┌──
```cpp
int launch_fused_fwd32(const matcha_tensors& p, const Ragged& rg, int64_t B, int L, const FusedFwdLaunch& a, hipStream_t st) {
  Fwd32Args g;
  g.xrow = a.x.xrow;
  MATCHA_CHECK_ARG(!a.x.rn || a.x.xrow, "fused forward: the r table belongs to the node route");
  g.rn = a.x.rn; g.rn_rows = (int)a.x.rows;
  g.tail_dh2 = nullptr; g.dxs_node = nullptr;
  g.X = a.x.X; g.row_off = rg.row_off; g.tok_slot = rg.tok_slot; g.count = rg.count; g.half_meta = rg.half_meta; g.tok_pos = rg.tok_pos;
  g.L = L;
  g.wfrag = reinterpret_cast<const u32x4*>(a.frag);
  g.hp = HeadParams{p.pff_ln_g, p.pff_ln_b, p.ln1_g, p.ln1_b, p.ln2_g, p.ln2_b, p.cls_w, p.cls_b};
  const bool target = a.objective == MATCHA_OBJECTIVE_SOFTPLUS_MSE ? a.y != nullptr : (a.y && a.w);
  g.objective = a.objective;
  g.y = a.y; g.w = a.w; g.Y = a.Y; g.H1 = a.H1; g.H2 = a.H2; g.logits = a.logits; g.row_loss = target ? a.row_loss : nullptr;
  g.seed = a.seed; g.p_fc1 = a.p_fc1; g.p_pff = a.p_pff;
  g.ddyn0 = target ? a.ddyn0 : nullptr; g.dXs = a.dXs; g.tslab = a.tslab; g.alpha_over_B = a.alpha / (float)B; g.qkv = a.rimg;
  ProfScope ps(MATCHA_PROF_FUSED_FWD, (double)(B * L + 1) * (MATCHA_N_HEAD * 4.0 + 2.0) * 2.0 * 64.0 * 64.0, st);
  if (a.small) {
    MATCHA_CHECK_ARG(!a.x.xrow, "fused forward: the node route runs the large-batch kernel only");
    const size_t ldsh = ((size_t)10 * kHT + 64) * sizeof(float);
    dispatch_ml(L, [&](auto ml) {
      auto kfn = fused_fwd32h_kernel<decltype(ml)::value>;
      (void)hipFuncSetAttribute(reinterpret_cast<const void*>(kfn), hipFuncAttributeMaxDynamicSharedMemorySize, (int)ldsh);
      hipLaunchKernelGGL(kfn, dim3(rg.nhalves), dim3(512), ldsh, st, g);
    });
    MATCHA_CHECK_LAUNCH("fused_fwd32h_kernel");
    return MATCHA_OK;
  }
  g.tail_dh2 = g.ddyn0 ? a.tail_dh2 : nullptr;
  MATCHA_CHECK_ARG(!a.dxs_node || (a.x.xrow && g.ddyn0), "fused forward: per-node dXs sums belong to the node route with the tail's backward in the kernel");
  g.dxs_node = a.dxs_node;
  const size_t lds = ((size_t)2 * kHT + 64) * sizeof(float);
  dispatch_ml(L, [&](auto ml) { hipLaunchKernelGGL(fused_fwd32_kernel<decltype(ml)::value>, dim3(rg.nhalves), dim3(64), lds, st, g); });
  MATCHA_CHECK_LAUNCH("fused_fwd32_kernel");
  return MATCHA_OK;
}

}
```

### matcha_amd/csrc/layerwise.hpp

```cpp
#pragma once
#include <unordered_map>
#include <utility>

#include "kernels.hpp"

namespace matcha {

int adj_forward(const matcha_shape& s, const matcha_tensors& p, const matcha_frozen& f, const matcha_step_opts& o, const int64_t* x, int64_t T,
                float* node_out, float* recon_out, void* ws, size_t ws_bytes, hipStream_t st, const int32_t* t_dev, const int32_t* slot_map,
                float* fused_x0 = nullptr, float* fused_X = nullptr, bool save = false, bool fused_node = false);
int adj_backward(const matcha_shape& s, const matcha_tensors& p, const matcha_frozen& f, const matcha_step_opts& o, const int64_t* x, int64_t T,
                 float* dnode, const float* drecon, matcha_tensors& g, int32_t* touched, void* ws, size_t ws_bytes, void* gemm_ws,
                 size_t gemm_ws_bytes, hipStream_t st, const int32_t* slot_map, bool fused = false);
size_t adj_workspace_bytes(const matcha_shape& s, int64_t T);

struct TokenChain {
  Ragged rg;
  float *x0, *X, *qin, *kin, *vin, *stats, *Q, *K, *V, *P, *O, *Y, *H1, *H2, *row_loss, *logits, *node;
  float *dH2, *dXs, *dZ1, *ddyn0, *dO, *dQ, *dK, *dV, *dqin, *dkin, *dvin, *dZ0, *dX0;
  float* slab;      size_t slab_bytes;
  float* gemm_ws;   size_t gemm_ws_bytes;
  void* adj_ws;     size_t adj_ws_bytes;
  void* tg_ws;      size_t tg_ws_bytes;
  float *lwB, *lwM, *lwdB, *lwdM;
// ... 2 lines not shown

struct ChainOpts {
  bool merged;
  bool long_attn;
  bool keep;
};

struct ChainCall {
  const matcha_shape& s; const matcha_tensors& p; const matcha_frozen& f; const matcha_step_opts& o;
  int64_t B; int L; hipStream_t st; ChainOpts c; const char* fn;
  int64_t Tn() const { return B * L + 1; }
};

GemmArgs gemm1(const TokenChain& w, const float* A, const float* B, float* C, int64_t M, int64_t N, int64_t K, bool b_kn = false);
int merged_weights(const matcha_shape& s, const matcha_tensors& p, const TokenChain& w, hipStream_t st);
int merged_chain(const matcha_shape& s, const matcha_tensors& p, matcha_tensors& g, const TokenChain& w, hipStream_t st);
void chain_scratch_bytes(const matcha_shape& s, int64_t B, int L, bool long_attn, TokenChain& w);
int check_shape_fields(const matcha_shape* s, const char* fn);
int check_chain_params(const matcha_tensors& p, const matcha_frozen& f, const char* fn);

int chain_front_fwd(const ChainCall& c, const TokenChain& w, float* recon_out, bool zero_recon);
int chain_attn_fwd(const ChainCall& c, const TokenChain& w);
int chain_tail_fwd(const ChainCall& c, const TokenChain& w, const float* y, const float* w_bce, float* logits, float* losses, int objective,
                   bool stop_before_head);
int chain_tail_bwd(const ChainCall& c, const TokenChain& w, const float* X, const int32_t* xrow, const float* y, const float* w_bce, const float* dlogits,
                   int objective, matcha_tensors& g);
int chain_attn_bwd(const ChainCall& c, const TokenChain& w, matcha_tensors& g);
int chain_front_bwd(const ChainCall& c, const TokenChain& w, const float* drecon, matcha_tensors& g, int32_t* touched);

int table_gradient(const matcha_shape& s, const matcha_step_opts& o, const TokenChain& w, int64_t Tn, matcha_tensors& g, hipStream_t st);
int encoder_done(const matcha_step_opts& o, hipStream_t st, const char* fn = "matcha_backward");
void nan_check(const char* name, const float* p, const int32_t* rows_dev, int64_t rows, int64_t width, hipStream_t st);

struct StepRoute {
  bool compact;
  bool half_plan;
  bool fused;
  bool merged_layerwise, enc128;
  bool front, adj_fused;
  bool small;
  bool lif;
  bool split_tail, dx_zeroed;
  bool node;
  bool node_r, node_v;
  bool node_dx;
  bool paired;
  bool long_rows;
};
extern std::unordered_map<const void*, std::pair<StepRoute, uint64_t>> g_fwd_state;
void note_forward(const void* ws, const StepRoute& route);
bool recorded_route(const void* ws, StepRoute& route);
void forget_forward(const void* ws);

}
```

### matcha_amd/csrc/model.hip

```cpp
#include <stdlib.h>
#include <string.h>

#include <unordered_map>

#include "layerwise.hpp"
#include "tail_reduce.hpp"
#include "fb_unfold.hpp"
#include "ragged_roles.hpp"

namespace matcha {

thread_local char g_err[512] = "";
void set_error(const char* fmt, ...) {
  va_list ap;
  va_start(ap, fmt);
  vsnprintf(g_err, sizeof(g_err), fmt, ap);
  va_end(ap);
}

int device_cu_count() {
  static int cache[64] = {};
  int dev = 0;
  if (hipGetDevice(&dev) != hipSuccess) { (void)hipGetLastError(); return 256; }
  if (dev >= 0 && dev < 64 && cache[dev] > 0) return cache[dev];
// ... 142 lines not shown
  w.tslab2 = take(s.d == 64 ? tail_bwd_slab_floats() : 0);
  w.qkv = take(s.d == 64 ? fused_qkv_floats(B, L) : 0);
  w.front_ws = take(front_bwd_supported(s.d, s.n_attr) ? front_bwd_ws_floats() : 0);
  w.tg_ws_bytes = (s.mode == 0 && !compact) ? table_grad_ws_bytes(Tn, s.n_nodes) : 0;
  w.tg_ws = take(w.tg_ws_bytes / sizeof(float));
  {
    const size_t nn = node_front_shape(s, B, L) ? (size_t)(s.n_nodes + 1) : 0;
    w.XN = take_always(nn * 64); w.x0N = take(nn * 64); w.xhN = take(nn * 64); w.GN = take(nn * 64);
    w.node_ids = reinterpret_cast<int64_t*>(take_always(nn * 2));
    w.node_cnt = reinterpret_cast<int32_t*>(take_always(nn ? 64 : 0));
    w.RN = nn ? (compact ? take_always(node_r_floats((int64_t)nn)) : w.Q) : nullptr;
    w.VN = (nn && !compact && w.Q) ? w.Q + node_r_floats((int64_t)nn) : nullptr;
  }
  w.total = off;
  return off;
}

static bool compact_forward(const matcha_shape& s, const matcha_step_opts& o, bool force_layerwise) { return !force_layerwise && o.forward_only && fused_enabled(s); }
static StepRoute decide_route(const matcha_shape& s, const matcha_step_opts& o, int64_t B, int L, const Workspace& w, const matcha_frozen& f,
                              const float* y, const float* w_bce, int objective, bool force_layerwise, bool want_losses) {
  StepRoute r;
  r.compact = compact_forward(s, o, force_layerwise);
  r.fused = !force_layerwise && fused_enabled(s);
  r.merged_layerwise = merged_layerwise(s);
  r.enc128 = !force_layerwise && enc128_enabled(s, o) && (o.forward_only || enc128_rec_floats(w.rg) <= w.enc_rec_floats);
  r.half_plan = fused_enabled(s) || r.enc128;
  r.front = r.fused && front_bwd_supported(s.d, s.n_attr) && (options().disable_fused & 2) == 0;
  r.adj_fused = r.front && s.mode == 1 && adj_fused_eligible(s, f);
  r.small = r.fused && fused_small_batch(w.rg);
  const bool atomics = !o.deterministic && !o.sparse_table_grad;
  r.node = r.front && node_front_shape(s, B, L) && !r.small && atomics && !options().disable_node_front;
  r.node_r = r.node && !options().disable_node_r;
  r.node_v = r.node_r && !o.forward_only && w.VN && node_v_shape(s, B, L) && !options().disable_node_v;
  r.lif = r.fused && o.loss_in_forward && !o.forward_only && has_target(objective, y, w_bce);
  r.split_tail = r.lif && !r.small && (options().fused_dbg & 1) == 0;
  r.dx_zeroed = r.lif && atomics && (r.split_tail || r.small) && want_losses;
  r.node_dx = r.node_v && r.lif && r.split_tail && r.dx_zeroed && node_dx_shape(s, B, L) && !options().disable_node_dx;
  r.paired = r.fused && !options().disable_launch_pairs;
  r.long_rows = false;
  return r;
}
static NodeOperands node_operands(const StepRoute& r, const matcha_shape& s, const Workspace& w) {
  const int64_t rows = (int64_t)s.n_nodes + 1;
  return r.node ? NodeOperands{w.XN, w.rg.tok_key, w.xhN, r.node_r ? w.RN : nullptr, r.node_v ? w.VN : nullptr, rows} : NodeOperands{w.X, nullptr, nullptr, nullptr, nullptr, rows};
}
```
└──
Copy out each line in the listing that has the word "ChainOpts".

struct ChainOpts {
  int64_t B; int L; hipStream_t st; ChainOpts c; const char* fn;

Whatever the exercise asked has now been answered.